Low-carb diet may help patients with diabetes achieve better weight loss and glucose control compared to a low-fat diet.
Patients achieved better weight loss and glucose control over a 6-month intervention with a low-carbohydrate, high-fat, calorie unrestricted diet compared to a high-carb, low-fat diet. This is according to a randomized controlled trial of more than 100 people with type 2 diabetes. The changes were not sustained 3 months after the intervention, suggesting a need for long-term dietary changes to maintain meaningful health benefits. The findings were published in the Annals of Internal Medicine on December 13.
More than 480 million people worldwide are affected by type 2 diabetes. Just in the United States, more than 37 million people have diabetes, according to the American Diabetes Association. More than half of persons with diabetes also have nonalcoholic fatty liver disease (NAFLD), which can progress to cirrhosis and impair liver function. Prior studies suggest that weight loss improves both diabetes control and NAFLD and restriction of carbohydrate intake improves the control of blood sugar levels.
Scientists from the University of Southern Denmark in Odense, Denmark, randomly assigned 165 people with type 2 diabetes to either a low carb high fat (LCHF) diet or a high carb low fat (HCLF) diet for 6 months. Participants in both groups were asked to eat the same number of calories equal to their energy expenditure. Patients on the low-carb diet were instructed to consume no more than 20% of their calories from carbohydrates but they could have 50-60% of their calories from fat and 20-30% from protein. Participants on the low-fat diet were asked to eat about half of their calories in carbohydrates and the rest evenly split between fats and proteins.

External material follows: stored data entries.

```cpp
struct loco_ctx {
    loco_unet_cfg cfg;
    std::string err;
    std::map<std::string, loco::eng::HostParam> params;
    bool finalized = false;

    std::shared_ptr<const loco::Program> prog;
    std::shared_ptr<loco::eng::Weights> wts;
    std::vector<loco::eng::Tens> tens;
    std::vector<loco::eng::Op> ops;


// ... 84 lines not shown
        return ev_pool[ev_used++];
    }
};

namespace loco {
namespace eng {

template <typename T>
int dalloc(loco_ctx* c, T** p, size_t count) {
    void* q = nullptr;
    HIPCHK(c, hipMalloc(&q, count * sizeof(T)));
    *p = reinterpret_cast<T*>(q);
    c->owned.push_back(reinterpret_cast<float*>(q));
    c->bytes += count * sizeof(T);
    return 0;
}

inline float eps_of(const loco_ctx* c, const NormP& n) { return n.eps > 0.f ? n.eps : c->cfg.gn_eps; }
int upload(loco_ctx* c, float** dst, const std::vector<float>& h);

int make_conv(loco_ctx* c, const std::vector<const HostParam*>& ws, const std::vector<const HostParam*>& bs,
              ConvP* out, int row_limit = -1, int poly_kind = -1, bool poly_dgrad = false);
int make_conv1(loco_ctx* c, const std::string& name, ConvP* out, int row_limit = -1, int poly_kind = -1, bool poly_dgrad = false);
int make_conv1_scaled(loco_ctx* c, const std::string& name, ConvP* out, float s);
int make_norm(loco_ctx* c, const std::string& name, NormW* n);
int bind_weights(loco_ctx* c);
int finalize_params(loco_ctx* c);

struct NS { float *sc, *sh, *mr, *tst, *tc; };
NS nstats(const loco_ctx* c, float* base, const NormP& n);

struct StatReq {
    int kind = ST_NONE;
    NormP* n = nullptr;
    float* stats = nullptr;
    const float* prim = nullptr;
    const float* ss_scale = nullptr; const float* ss_shift = nullptr;
    float* keep = nullptr; size_t keep_floats = 0; int* keep_ntile = nullptr;
};

inline void conv_defaults(ConvArgs& a) {
    std::memset(&a, 0, sizeof(a));
    a.stride = 1; a.pad = 1; a.nsplit = 1; a.mode = CM_NONE; a.res_scale = 1.f;
}
inline void setw(ConvArgs& a, const ConvP& p, bool dgrad) {
    a.w = dgrad ? p.wd : p.wf;
    a.wb = dgrad ? (const void*)p.wbd : (const void*)p.wbf;
    a.wh = dgrad ? (const void*)p.whd : (const void*)p.whf;
    const bool folded = p.wpb && p.poly_dgrad == dgrad;
    a.wpb = folded ? p.wpb : nullptr;
    a.wph = folded ? p.wph : nullptr;
    a.wqb = dgrad ? p.wqb : nullptr;
    a.wqh = dgrad ? p.wqh : nullptr;
}

struct TView {
    float* p; long bs; int C, H, W;
    operator float*() const { return p; }
};
inline TView tview(const loco_ctx* c, float* arena, int id) {
    const Tens& t = c->tens[id];
    return {arena + t.off, c->prog->per_sample, t.C, t.H, t.W};
}
inline TView tview_in(const float* p, long bs, int C, int H, int W) { return {const_cast<float*>(p), bs, C, H, W}; }
inline ConvArgs conv_args(const TView& in, const ConvP& w, bool dgrad, const TView& out, int B, int ksize) {
    ConvArgs a; conv_defaults(a);
    a.in = in.p; a.in_bs = in.bs; a.Cin = in.C; a.Hin = in.H; a.Win = in.W;
    setw(a, w, dgrad);
    a.out = out.p; a.out_bs = out.bs; a.Cout = out.C; a.Hout = out.H; a.Wout = out.W; a.B = B;
    if (ksize == 1) a.pad = 0;
    return a;
}
bool run_conv(loco_ctx* c, const ConvArgs& a0, int taps, hipStream_t st, const StatReq* rq = nullptr,
              const ConvArgs* second = nullptr);

struct XA {
    loco_ctx* c; hipStream_t st; int B; int C, T, NH, CH, L, Lp;
    float scale;
    const float *xK, *xV;
    const float* colbias;
    long xs, ss;
};
void xa_forward(const XA& x, const float* Xq, float* P, float* O);
void xa_linear(const XA& x, const float* X, const float* K1, const float* K2, float* P, float* S, float* O);
int xa_context_grad(const XA& x, const Op& op, const float* go, const float* q, const float* P, float* S);

struct Attn {
    loco_ctx* c; hipStream_t st;
    int B, T, NH, CH, Lt, Tk;
    long HS, SS, OS, KS;
    float scale;
    bool pair;
    const float *q, *k, *v, *P, *o;
    float *tq, *tk, *tv, *tS, *to;
    long bq, bS, bo;
    const float *kt, *vt;
    const float* colbias;
    float* delta;
    unsigned char* ws; size_t ws_bytes;
    bool flash() const {
        return c->flash_attn && c->prec >= 1 && (Lt ? attn_flash_text_supported(T, CH, Lt) : attn_flash_supported(T, CH));
    }
};
AttnFlashArgs attn_flash_args(const Attn& s);
void attn_forward(const Attn& s);
void attn_tangent(const Attn& s);
// ... 5 lines not shown
```

loco-edit_amd/csrc/engine_params.hip:

```cpp
#include <atomic>
#include <cmath>
#include <cstring>
#include <thread>

#include "engine_internal.h"

namespace loco {
namespace eng {

static inline uint16_t f2bf(float f) {
    uint32_t u; std::memcpy(&u, &f, 4);
    u += 0x7FFFu + ((u >> 16) & 1u);
    return (uint16_t)(u >> 16);
}
static inline float bf2f(uint16_t h) {
    uint32_t u = (uint32_t)h << 16; float f; std::memcpy(&f, &u, 4); return f;
}
template <typename F>
static void parallel_for(int n, size_t work, F fn) {
    unsigned nt = std::thread::hardware_concurrency();
    if (nt > 16) nt = 16;
    if ((int)nt > n) nt = (unsigned)n;
    if (nt <= 1 || work < ((size_t)1 << 18)) { for (int i = 0; i < n; ++i) fn(i); return; }
    std::atomic<int> next{0};
// ... 36 lines not shown
        for (int t = 0; t < taps; ++t)
            for (int o = 0; o < nout; ++o) {
                _Float16* r = rec.data() + (((size_t)ck * taps + t) * noutP + o) * 16;
                int sw = (o >> 3) & 1;
                for (int k = 0; k < 16; ++k) {
                    int i = ck * 16 + k;
                    float v = (i < nin) ? get(o, i, t) : 0.f;
                    r[((k >> 3) ^ sw) * 8 + (k & 7)] = (_Float16)v;
                }
            }
    });
    std::vector<float> out(rec.size() / 2);
    std::memcpy(out.data(), rec.data(), rec.size() * 2);
    return out;
}

int make_conv(loco_ctx* c, const std::vector<const HostParam*>& ws, const std::vector<const HostParam*>& bs,
              ConvP* out, int row_limit, int poly_kind, bool poly_dgrad) {
    int cin = (int)ws[0]->shape[1], k = ws[0]->shape.size() > 2 ? (int)ws[0]->shape[2] : 1;
    int taps = ws[0]->shape.size() == 4 ? k * k : k;
    int cout = 0;
    for (auto* w : ws) cout += (int)w->shape[0];
    if (row_limit > 0 && ws.size() == 1 && row_limit < cout) cout = row_limit;
    int coutP = (cout + 31) & ~31, cinP = (cin + 31) & ~31;
    std::vector<float> wf((size_t)cin * taps * coutP, 0.f), wd((size_t)cout * taps * cinP, 0.f), bias(cout);
    int co0 = 0;
    for (size_t wi = 0; wi < ws.size(); ++wi) {
        const HostParam* w = ws[wi];
        int co_n = (int)w->shape[0];
        if (co_n > cout - co0) co_n = cout - co0;
        parallel_for(co_n, (size_t)co_n * cin * taps, [&](int co) {
            for (int ci = 0; ci < cin; ++ci)
                for (int t = 0; t < taps; ++t)
                    wd[((size_t)(co0 + co) * taps + (taps - 1 - t)) * cinP + ci] = w->data[((size_t)co * cin + ci) * taps + t];
        });
        parallel_for(cin, (size_t)co_n * cin * taps, [&](int ci) {
            for (int t = 0; t < taps; ++t)
                for (int co = 0; co < co_n; ++co)
                    wf[((size_t)ci * taps + t) * coutP + co0 + co] = w->data[((size_t)co * cin + ci) * taps + t];
        });
        for (int co = 0; co < co_n; ++co) bias[co0 + co] = bs[wi]->data[co];
        co0 += co_n;
    }
    out->cin = cin; out->cout = cout; out->taps = taps;
    if (upload(c, &out->wf, wf) || upload(c, &out->wd, wd) || upload(c, &out->bias, bias)) return -1;
    auto fwd = [&](int o, int i, int t) { return wf[((size_t)i * taps + t) * coutP + o]; };
    auto dgr = [&](int o, int i, int t) { return wd[((size_t)i * taps + t) * cinP + o]; };
    std::vector<float> rf = build_records(cin, cout, taps, fwd);
    std::vector<float> rd = build_records(cout, cin, taps, dgr);
    if (upload(c, &out->wbf, rf) || upload(c, &out->wbd, rd)) return -1;
    std::vector<float> hf = build_records_f16(cin, cout, taps, fwd);
    std::vector<float> hd = build_records_f16(cout, cin, taps, dgr);
    if (upload(c, &out->whf, hf) || upload(c, &out->whd, hd)) return -1;
    const int pin = poly_dgrad ? cout : cin, pout = poly_dgrad ? cin : cout;
    if (poly_kind >= 0 && taps == 9 && pin % 16 == 0 && pout % 128 == 0) {
        const int poutP = poly_dgrad ? cinP : coutP;
        std::vector<float> pf((size_t)pin * 16 * pout);
        polyphase_fold(poly_kind, pin, pout, (poly_dgrad ? wd : wf).data(), 1, 9L * poutP, poutP, pf.data());
        auto fold = [&](int o, int i, int t) { return pf[((size_t)i * 4 + t) * 4 * pout + o]; };
        std::vector<float> rp = build_records(pin, 4 * pout, 4, fold), hp = build_records_f16(pin, 4 * pout, 4, fold);
        if (upload(c, &out->wpb, rp) || upload(c, &out->wph, hp)) return -1;
        out->poly_dgrad = poly_dgrad;
    }
    if (poly_kind == POLY_UP && !poly_dgrad && taps == 9 && cout % 16 == 0 && cin % 128 == 0) {
        std::vector<float> qf((size_t)4 * cout * 4 * cinP, 0.f);
        polyphase_fold_in(cout, cin, wd.data(), 1, 9L * cinP, cinP, qf.data(), cinP);
        auto fold = [&](int o, int i, int t) { return qf[((size_t)i * 4 + t) * cinP + o]; };
        std::vector<float> rq = build_records(4 * cout, cin, 4, fold), hq = build_records_f16(4 * cout, cin, 4, fold);
        if (upload(c, &out->wqb, rq) || upload(c, &out->wqh, hq)) return -1;
    }
    return 0;
}
int make_conv1(loco_ctx* c, const std::string& name, ConvP* out, int row_limit, int poly_kind, bool poly_dgrad) {
    return make_conv(c, {&c->params[name + ".weight"]}, {&c->params[name + ".bias"]}, out, row_limit, poly_kind, poly_dgrad);
}
int make_conv1_scaled(loco_ctx* c, const std::string& name, ConvP* out, float s) {
    if (s == 1.f) return make_conv1(c, name, out);
    HostParam w = c->params[name + ".weight"], b = c->params[name + ".bias"];
    for (float& v : w.data) v *= s;
    for (float& v : b.data) v *= s;
    return make_conv(c, {&w}, {&b}, out);
}
int make_norm(loco_ctx* c, const std::string& name, NormW* n) {
    if (upload(c, &n->gamma, c->params[name + ".weight"].data)) return -1;
    if (upload(c, &n->beta, c->params[name + ".bias"].data)) return -1;
    return 0;
}

int bind_weights(loco_ctx* c) {
    const Weights& W = *c->wts;
    for (size_t i = 0; i < c->ops.size(); ++i) {
        Op& v = c->ops[i];
        static_cast<OpWeights&>(v) = W.op[i];
        static_cast<NormW&>(v.n1) = v.g1; static_cast<NormW&>(v.n2) = v.g2; static_cast<NormW&>(v.nx) = v.gx;
    }
    if (dalloc(c, &c->tact, (size_t)c->cfg.ch * 4) || dalloc(c, &c->tproj, (size_t)(W.tproj_total > 0 ? W.tproj_total : 1))) return -1;
    c->finalized = true;
    return 0;
}

int finalize_params(loco_ctx* c) {
    if (c->finalized) return 0;
    for (const ParamDecl& d : c->prog->params)
        if (!c->params[d.name].loaded) { c->err = "parameter not loaded: " + d.name; return -1; }
    Weights& W = *c->wts;
    const loco_unet_cfg& cfg = c->cfg;
// ... 154 lines not shown
```

loco-edit_amd/csrc/kernels.h:

```cpp
#pragma once
#include <hip/hip_runtime.h>
#include <stdint.h>

namespace loco {

struct DeviceOnce { bool seen[64] = {}; };
inline bool first_on_device(DeviceOnce& f) {
    int d = 0;
    (void)hipGetDevice(&d);
    d &= 63;
    if (f.seen[d]) return false;
    f.seen[d] = true;
    return true;
}


enum ConvMode : int {
    CM_NONE = 0,
    CM_GN_SILU = 1,
    CM_GN = 2,
    CM_TAN_SILU = 3,
    CM_COT_SILU = 4,
    CM_GN_GELU = 5,
};
// ... 3 lines not shown
    return y * (1.0f / (1.0f + __expf(-y)));
}
__device__ __forceinline__ float act_der(float y, int act) {
    if (act == ACT_GELU) return 0.5f * (1.0f + erff(y * 0.70710678118654752f)) + y * 0.39894228040143268f * __expf(-0.5f * y * y);
    const float sg = 1.0f / (1.0f + __expf(-y));
    return sg * (1.0f + y * (1.0f - sg));
}

enum StatKind : int { ST_NONE = 0, ST_FWD = 1, ST_TAN = 2, ST_COT = 3 };

struct ConvArgs {
    const float* in; long in_bs; int Cin, Hin, Win;
    const float* prim; long prim_bs;
    const float* w;
    const void* wb;
    const void* wh;
    const float2* sx;
    float* out; long out_bs; int Cout, Hout, Wout;
    const float* bias;
    const float* bias2; long bias2_bs;
    const float* res; long res_bs;
    const float* sc; const float* sh; long scsh_bs;
    const float* mr; long mr_bs;
    const float* gamma_;
    const float* tst; long tst_bs;
    const float* tc; long tc_bs;
    int cpg;
    int mode;
    int stride;
    int pad;
    int upsample;
    int zins;
    int in_padded;
    int accumulate;
    int nsplit;
    int taps;
    int no_deep;
    float* partial;
    int B;
    float* st_part; int st_kind;
    const float* st_x; const float2* st_sx;
    const float* in2; long in2_bs; int Cin2; int in2_padded;
    const void* wb2;
    const float* cot_d; long cot_d_bs; const float2* cot_sx; const float* cot_tc; long cot_tc_bs;
    int act;
    float res_scale;
    int gemm, gemm_tm;
    size_t partial_floats;
    int tile, pair;
    const void* wpb; const void* wph;
    int poly;
    int pool2; float* pool_tmp; long pool_tmp_bs;
    const void* wqb; const void* wqh;
};

enum PolyKind : int { POLY_UP = 0, POLY_ZINS_PAD2 = 1, POLY_ZINS_PAD1 = 2 };
inline int polyphase_vcout(int C, int a, int b, int co) { return ((a * (C / 64) + co / 64) * 2 + b) * 64 + (co % 64); }
void polyphase_fold(int kind, int nin, int nout, const float* w, long so, long si, long st, float* out);
void polyphase_fold_in(int nin, int nout, const float* w, long so, long si, long st, float* out, int noutP);

void launch_conv(const ConvArgs& a, int taps, hipStream_t st);
void launch_conv_bf16x3(const ConvArgs& a, int taps, hipStream_t st);
void launch_conv_f16(const ConvArgs& a, int taps, hipStream_t st);
void launch_conv_splitk_reduce(const ConvArgs& a, hipStream_t st);

struct ConvEnv {
    int prec = 1;
    int chip_share = 1;
    int lanes = 1, lane_s0 = 0;
    float* partial = nullptr; size_t partial_floats = 0;
    float* stpart = nullptr; size_t stpart_floats = 0;
    bool fuse_stats = true, fuse_lin = true, deep1 = true;
    int max_batch = 1;
};

struct StatAsk {
    int kind = ST_NONE;
    bool norm = false;
    const float2* sx = nullptr;
    const float* prim = nullptr;
    float* keep = nullptr; size_t keep_floats = 0;
};

enum StatRoute : int {
    SR_NONE = 0,
    SR_EPI = 1,
    SR_SPLITK = 2,
    SR_ALONE = 3,
    SR_KEEP = 4,
};

struct ConvLaunch {
    ConvArgs args;
    int s0 = 0;
    int stats = SR_NONE;
    int ntile = 0;
};

struct ConvPlan {
    bool sc_first = false;
    int nl = 1;
    ConvLaunch l[2];
    bool stats_all = false;
    int keep_ntile = 0;
    bool pool_after = false; float* pool_out = nullptr; long pool_out_bs = 0; int pool_acc = 0;
    bool cot = false;
};
// ... 215 lines not shown
```

Before: 20.56 edit-directions/s.

## Add specialised 3x3 conv kernels for thin-channel UNet input/output ends

Adds two bf16x3 MFMA kernels for the UNet's end convolutions. The first covers a tiny Cin (9*Cin<=32) with many output channels: it folds all taps into a single K=32 slice, keeps the weights in registers and reads an input halo from LDS. The second covers a tiny Cout (9*Cout<=32): it computes the per-tap partial products as an M=27 GEMM over input channels, then sums the shifted taps from LDS in a scalar epilogue. The general tiled kernels waste most of their MFMA tile and K-chunk work on these shapes, and that waste is what this removes. In exchange the change adds new weight packings, planner routing and an env switch, and the new epilogues skip the stats and split-K paths.

```diff
diff --git a/loco-edit_amd/csrc/conv_bf16.hip b/loco-edit_amd/csrc/conv_bf16.hip
--- a/loco-edit_amd/csrc/conv_bf16.hip
+++ b/loco-edit_amd/csrc/conv_bf16.hip
@@ -11,6 +11,8 @@
 void launch_conv_gemm(const ConvArgs& a, hipStream_t st);
 template <int PR> void launch_poly_b(const ConvArgs& a, hipStream_t st);
 template <int PR> void launch_poly_in_b(const ConvArgs& a, hipStream_t st);
+void launch_ends_k(const ConvArgs& a, hipStream_t st);
+void launch_ends_m(const ConvArgs& a, hipStream_t st);
 
 template <int PR>
 static void launch_lowp(const ConvArgs& a, int taps, hipStream_t st) {
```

The authors found that people on the low-carb diet reduced hemoglobin A1c by 0.59 percent more than the low-fat diet, and also lost 3.8 kg (8.4 pounds) more weight compared to those in the low-fat group. The low-carb dieters also lost more body fat and reduced their waist circumference. Both groups had higher high-density lipoprotein cholesterol and lower triglycerides at 6 months.
However, changes were not sustained 3 months after the intervention, suggesting that dietary changes need to be sustained over the long term to maintain effects. The liver was not affected by the high fat intake in the low-carb group: The researchers found no difference in the amount of liver fat or inflammation between the two groups.
Reference: “Effect of Calorie-Unrestricted Low-Carbohydrate, High-Fat Diet Versus High-Carbohydrate, Low-Fat Diet on Type 2 Diabetes and Nonalcoholic Fatty Liver Disease: A Randomized Controlled Trial” by Camilla Dalby Hansen, MD, Eva-Marie Gram-Kampmann, MD, Johanne Kragh Hansen, MD, Mie Balle Hugger, MD, Bjørn Stæhr Madsen, MD, PhD, Jane Møller Jensen, RD, Sara Olesen, MD, Nikolaj Torp, MD, Ditlev Nytoft Rasmussen, MD, PhD, Maria Kjærgaard, MD, Stine Johansen, MBBS, Katrine Prier Lindvig, MD, Peter Andersen, MSc, Katrine Holtz Thorhauge, MD, Jan Christian Brønd, cand.scient, PhD, Pernille Hermann, MD, PhD, Henning Beck-Nielsen, MD, DMSc, Sönke Detlefsen, MD, PhD, Torben Hansen, MD, PhD, Kurt Højlund, MD, DMSc, Maja Sofie Thiele, MD, PhD, Mads Israelsen, MD, PhD and Aleksander Krag, MD, PhD, 13 December 2022, Annals of Internal Medicine.